■ Exercise ■
Wherever the word "struct" appears in the entries, copy the whole line.

■ Data listing ■
-*-

# marcin-ochman/modular-slam

Hardware: AMD Instinct MI355X
Metric: ORB keypoints extracted+matched /sec, 640×480 RGB-D, 1/2/4/8 GPU; HBM GB/s vs roofline (higher is better)
Workload: dtype u8

## Files before the change

### modular-slam_amd/csrc/api.hip

```cpp
#include "context.hpp"

#include <cfloat>
#include <climits>
#include <cmath>
#include <cstdio>
#include <cstring>
#include <cstdlib>
#include <algorithm>

using namespace mslam;

static thread_local std::string g_create_error;

#define HIPCHK(c, call)                                                                                                \
    do                                                                                                                 \
    {                                                                                                                  \
        hipError_t e_ = (call);                                                                                        \
        if(e_ != hipSuccess)                                                                                           \
        {                                                                                                              \
            (c)->err = std::string(#call) + ": " + hipGetErrorString(e_);                                              \
            return MSLAM_HIP_E_RUNTIME;                                                                                \
        }                                                                                                              \
    } while(0)

// ... 290 lines not shown
void mslam_hip_default_params(mslam_hip_params* p)
{
    std::memset(p, 0, sizeof(*p));
    p->width = 640;
    p->height = 480;
    p->max_batch = 1;
    p->n_levels = 8;
    p->scale_factor = 1.2f;
    p->ini_fast_thr = 20;
    p->min_fast_thr = 7;
    p->min_node_area = 1000;
    p->max_keypoints = 8192;
    p->max_candidates = 16384;
    p->device = 0;
    p->stream = nullptr;
    p->detector = MSLAM_HIP_DETECTOR_DISTRIBUTED;
    p->n_features = 1000;
    p->edge_threshold = 31;
}

int mslam_hip_abi_version(void) { return MSLAM_HIP_ABI_VERSION; }

const char* mslam_hip_last_error(const mslam_hip_ctx* ctx) { return ctx ? ctx->err.c_str() : g_create_error.c_str(); }

void mslam_hip_destroy(mslam_hip_ctx* c)
{
    if(!c)
        return;
    if(c->stream)
        (void)hipStreamSynchronize(c->stream);
    void* bufs[] = {c->d_cells,   c->d_rs_ofs, c->d_rs_coef, c->d_rs_qt, c->d_ratio_thr, c->d_orient_w, c->d_stage,  c->d_pyr,
                    c->d_blur,    c->d_cv_ofs, c->d_cv_coef, c->d_cell_cnt, c->d_cell_kp, c->quad.cand, c->quad.cand_cnt, c->quad.sel,
                    c->quad.sel_cnt, c->quad.kp_node, c->quad.nodes_a, c->quad.nodes_b, c->quad.ncnt_a, c->quad.ncnt_b,
                    c->quad.child_cnt, c->quad.ninfo, c->quad.best, c->d_flags, c->d_hm_from, c->d_hm_out, c->d_hm_partial,
                    c->d_xyz, c->d_valid, c->d_pnp_obj, c->d_pnp_img, c->d_pnp_n, c->d_pnp_counts, c->d_pnp_hyp, c->d_pnp_out,
                    c->d_pnp_mask, c->d_blur_waves, c->d_pnp1_obj, c->d_pnp1_img, c->d_pnp1_hyp, c->d_pnp1_out,
                    c->d_pnp1_counts, c->d_pnp1_mask, c->d_mse1};
    for(void* b : bufs)
        if(b)
            (void)hipFree(b);
    if(c->h_out)
        (void)hipHostFree(c->h_out);
    if(c->h_hm)
        (void)hipHostFree(c->h_hm);
    if(c->h_stage)
        (void)hipHostFree(c->h_stage);
    if(c->match_graph)
        (void)hipGraphExecDestroy(c->match_graph);
    for(auto& e : c->detect_graph)
        if(e)
            (void)hipGraphExecDestroy(e);
    if(c->stream_m)
        (void)hipStreamSynchronize(c->stream_m);
    for(auto& o : c->out)
    {
        void* ob[] = {o.xy, o.desc, o.octave, o.angle, o.response, o.count, o.idx0, o.idx1, o.dist0, o.dist1, o.mfrom, o.mto, o.mcount};
        for(void* b : ob)
            if(b)
                (void)hipFree(b);
        if(o.ev_detect)
            (void)hipEventDestroy(o.ev_detect);
        if(o.ev_match)
            (void)hipEventDestroy(o.ev_match);
    }
    if(c->stream_m)
        (void)hipStreamDestroy(c->stream_m);
    for(auto& t : c->timers)
// ... 272 lines not shown
                              (double)B * g.slab < 4294901760.0  && (size_t)B * (p.width / 4) < (1u << 22) && p.height >= 8;
            int n_fused = fits ? 1 : 0;
            while(n_fused >= 1 && n_fused < p.n_levels && c->rs_q[n_fused] != SIZE_MAX && g.lv[n_fused].h >= 8 &&
                  (size_t)B * ((g.lv[n_fused].w + 3) / 4) < (1u << 22))
                ++n_fused;
            c->fused_levels = std::max(0, std::min(want, n_fused));
            const char* t = getenv("MSLAM_HIP_TILED_BLUR");
            c->geom.blur_tiled = c->fused_levels == p.n_levels && !(t && atoi(t) == 0) ? 1 : 0;
        }
        std::vector<BlurWave> bw;
        build_blur_waves(g, c->fused_levels, bw);
        c->blur_wpf = (int)bw.size();
        if(!bw.empty())
        {
            HIPCHK(c, dmalloc(c->d_blur_waves, bw.size()));
            HIPCHK(c, hipMemcpy(c->d_blur_waves, bw.data(), bw.size() * sizeof(BlurWave), hipMemcpyHostToDevice));
        }
    }
    HIPCHK(c, dmalloc(c->d_cell_cnt, B * g.n_cells));
    HIPCHK(c, dmalloc(c->d_cell_kp, B * g.n_cells * (size_t)kCellCap));
    QuadArgs& q = c->quad;
    HIPCHK(c, dmalloc(q.cand, B * L * cap));
    HIPCHK(c, dmalloc(q.cand_cnt, B * L));
    HIPCHK(c, dmalloc(q.sel, B * L * cap));
    HIPCHK(c, dmalloc(q.sel_cnt, B * L));
    HIPCHK(c, dmalloc(q.kp_node, B * L * cap));
    HIPCHK(c, dmalloc(q.nodes_a, B * L * cap));
    HIPCHK(c, dmalloc(q.nodes_b, B * L * cap));
    HIPCHK(c, dmalloc(q.ncnt_a, B * L * cap));
    HIPCHK(c, dmalloc(q.ncnt_b, B * L * cap));
    HIPCHK(c, dmalloc(q.child_cnt, B * L * cap * 4));
    HIPCHK(c, dmalloc(q.ninfo, B * L * cap));
    HIPCHK(c, dmalloc(q.best, B * L * cap));
    q.cell_cnt = c->d_cell_cnt;
    q.cell_kp = c->d_cell_kp;
    q.flags = c->d_flags;
    q.cand_cap = p.max_candidates;
    q.min_size = p.min_node_area;
    }

    for(auto& o : c->out)
    {
        HIPCHK(c, dmalloc(o.xy, (B + 1) * K * 2));
        HIPCHK(c, dmalloc(o.desc, (B + 1) * K * 32));
        HIPCHK(c, dmalloc(o.octave, (B + 1) * K));
        HIPCHK(c, dmalloc(o.angle, (B + 1) * K));
        HIPCHK(c, dmalloc(o.response, (B + 1) * K));
        HIPCHK(c, dmalloc(o.count, B + 1));
        HIPCHK(c, hipMemset(o.count, 0, (B + 1) * 4));
        HIPCHK(c, dmalloc(o.idx0, B * K));
        HIPCHK(c, dmalloc(o.idx1, B * K));
        HIPCHK(c, dmalloc(o.dist0, B * K));
        HIPCHK(c, dmalloc(o.dist1, B * K));
        HIPCHK(c, dmalloc(o.mfrom, B * K));
        HIPCHK(c, dmalloc(o.mto, B * K));
        HIPCHK(c, dmalloc(o.mcount, B));
        HIPCHK(c, hipMemset(o.mcount, 0, B * 4));
        HIPCHK(c, hipEventCreateWithFlags(&o.ev_detect, hipEventDisableTiming));
        HIPCHK(c, hipEventCreateWithFlags(&o.ev_match, hipEventDisableTiming));
    }
    HIPCHK(c, hipStreamCreateWithFlags(&c->stream_m, hipStreamNonBlocking));
    {
        const char* e = getenv("MSLAM_HIP_OVERLAP_MATCH");
        c->overlap_match = !(e && atoi(e) == 0);
        auto on = [](const char* name) { const char* v = getenv(name); return !v || atoi(v) != 0; };
        c->knob_mirror_results = on("MSLAM_HIP_MIRROR_RESULTS");
        c->knob_zero_copy = on("MSLAM_HIP_ZERO_COPY_FRAME");
        c->knob_match_graph = on("MSLAM_HIP_MATCH_GRAPH");
        const char* zm = getenv("MSLAM_HIP_ZERO_COPY_MAX_BYTES");
        c->zero_copy_max_bytes = zm ? (size_t)atoll(zm) : (size_t)1200000;
        const char* m = getenv("MSLAM_HIP_MATCHER");
// ... 329 lines not shown
        else if(blur_needed)
        {
            StageScope t(c, "blur", cs);
            launch_blur(c->d_pyr, c->d_blur, g, c->d_blur_waves, c->blur_wpf, f0, nf, cs);
        }
        }
        if(cv_mode && c->fused_levels < g.n_levels)
        {
            StageScope t(c, "blur", cs);
            launch_blur(c->d_pyr, c->d_blur, g, c->d_blur_waves, c->blur_wpf, f0, nf, cs);
        }
        {
            StageScope t(c, "describe", cs);
            DescArgs a{};
            a.pyr = c->d_pyr;
            a.blur = c->d_blur;
            a.sel = c->quad.sel;
            a.sel_cnt = c->quad.sel_cnt;
            a.orient_w = c->d_orient_w;
            a.cand_cap = c->p.max_candidates;
            a.max_kp = c->p.max_keypoints;
            a.xy = c->d_xy + K * 2;
            a.desc = c->d_desc + K * 32;
            a.octave = c->d_octave + K;
            a.angle = c->d_angle + K;
            a.response = c->d_response + K;
            a.count = c->d_count + 1;
            a.flags = c->d_flags;
            if(cv_mode)
            {
                a.sel_resp = reinterpret_cast<const float*>(c->quad.best);
                a.cv_mode = 1;
            }
            if(c->mirror_results && n_frames == 1)
                a.h_mirror = c->d_h_out;
            launch_describe(g, a, f0, nf, cs);
        }
        if(n_chunks > 1)
        {
            HIPCHK(c, hipEventRecord(c->ev_join[k], cs));
            HIPCHK(c, hipStreamWaitEvent(s, c->ev_join[k], 0));
        }
    }
    HIPCHK(c, hipGetLastError());
    return MSLAM_HIP_OK;
}

static int detect_prologue(mslam_hip_ctx* c)
{
    const size_t K = (size_t)c->p.max_keypoints;
    hipStream_t s = c->stream;
    if(!c->inplace_timing)
        c->timers_used = 0;
    if(c->n_last > 0)
    {
        const int prev = c->cur, nxt = prev ^ 1;
        if(c->out[nxt].match_pending)
        {
            HIPCHK(c, hipStreamWaitEvent(s, c->out[nxt].ev_match, 0));
            c->out[nxt].match_pending = false;
        }
        const size_t last = (size_t)c->n_last;
        hipLaunchKernelGGL(k_carry_prev, dim3(16), dim3(256), 0, s, reinterpret_cast<uint4*>(c->out[nxt].desc),
                           reinterpret_cast<const uint4*>(c->out[prev].desc + last * K * 32), c->out[nxt].count,
                           c->out[prev].count + last, (int)K);
        HIPCHK(c, hipGetLastError());
// ... 646 lines not shown
```

### modular-slam_amd/csrc/common.hpp

```cpp
#pragma once
#include <hip/hip_runtime.h>
#include <cstdint>
#include <cstddef>

namespace mslam
{

constexpr int kMaxLevels = 16;
constexpr int kBorder = 19;
constexpr int kCell = 64;
constexpr int kOverlap = 6;
constexpr int kCellCap = 1024;

struct LevelGeom
{
    int w, h;
    int pitch;
    int offset;
    float scale;
    int bw, bh;
    int cell_base;
    int n_cells;
    int bsx;
    int nxg, nyg;
// ... 66 lines not shown
    const uint4* qt;
    const int32_t* yofs;
    const uint32_t* ycoef;
    int frame0, n_frames;
    int quads;
    float inv_quads;
    int R;
    int need_mask;
    int exact;
};
void launch_resize_col(const ResizeColArgs& a, hipStream_t s);
void launch_fast(const uint8_t* d_pyr, const Geometry& g, const CellDesc* d_cells, uint32_t* d_cell_cnt,
                 uint32_t* d_cell_kp, int ini_thr, int min_thr, int frame0, int n_frames, hipStream_t s);
void launch_denorm_selfcheck(uint32_t* d_out, hipStream_t s);
struct QuadArgs
{
    const uint32_t* cell_cnt;
    const uint32_t* cell_kp;
    uint32_t* cand;
    uint32_t* cand_cnt;
    uint32_t* sel;
    uint32_t* sel_cnt;
    uint32_t* kp_node;
    uint2* nodes_a;
    uint2* nodes_b;
    uint32_t* ncnt_a;
    uint32_t* ncnt_b;
    uint32_t* child_cnt;
    uint32_t* ninfo;
    uint32_t* best;
    uint32_t* flags;
    int cand_cap;
    unsigned min_size;
};
void launch_quadtree(const Geometry& g, const QuadArgs& a, int frame0, int n_frames, hipStream_t s);
struct BlurK
{
    uint32_t ta[3], tb[4], tc[4];
    uint32_t t01, t23, t45, t6;
};
BlurK make_blur_k();
struct GrayBlurArgs
{
    const uint8_t* bgr;
    uint8_t* pyr;
    uint8_t* blur;
    int W, H, pitch;
    unsigned slab;
    int n_frames, frame0;
    int quads;
    float inv_quads;
    int k6;
    int waves_per_xcd;
    int blur_tiled;
    BlurK bk;
};
void launch_gray_blur(const GrayBlurArgs& a, hipStream_t s);
struct ResizeBlurArgs
{
    uint8_t* pyr;
    uint8_t* blur;
    unsigned slab;
    int src_off, sh, spitch, dst_off, dw, dh, dpitch;
    const uint4* qt;
    const int32_t* yofs;
    const uint32_t* ycoef;
// ... 17 lines not shown
    int n_lv;
    int G;
    int n_groups, groups_per_xcd;
    int frame0, n_frames;
};
bool launch_level_chain(const GrayBlurArgs& g, const ResizeBlurArgs* lv, int n_lv, int frames_per_group, int waves, int k6_max, hipStream_t s);
struct BlurWave
{
    int level;
    int item0;
    int generic;
    float inv_bsx;
};
void launch_blur(const uint8_t* d_pyr, uint8_t* d_blur, const Geometry& g, const BlurWave* d_waves, int wpf, int frame0, int n_frames,
                 hipStream_t s);
struct DescArgs
{
    const uint8_t* pyr;
    const uint8_t* blur;
    const uint32_t* sel;
    const uint32_t* sel_cnt;
    const uint32_t* orient_w;
    int cand_cap;
    int max_kp;
    float* xy;
    uint8_t* desc;
    int32_t* octave;
    float* angle;
    float* response;
    int32_t* count;
    uint32_t* flags;
    int n_frames = 0;
    const float* sel_resp = nullptr;
    uint8_t* h_mirror = nullptr;
    int cv_mode = 0;
};
void launch_describe(const Geometry& g, const DescArgs& a, int frame0, int n_frames, hipStream_t s);
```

-*-

■ Solved exercise ■
struct LevelGeom
struct QuadArgs
struct BlurK
struct GrayBlurArgs
struct ResizeBlurArgs
struct BlurWave
struct DescArgs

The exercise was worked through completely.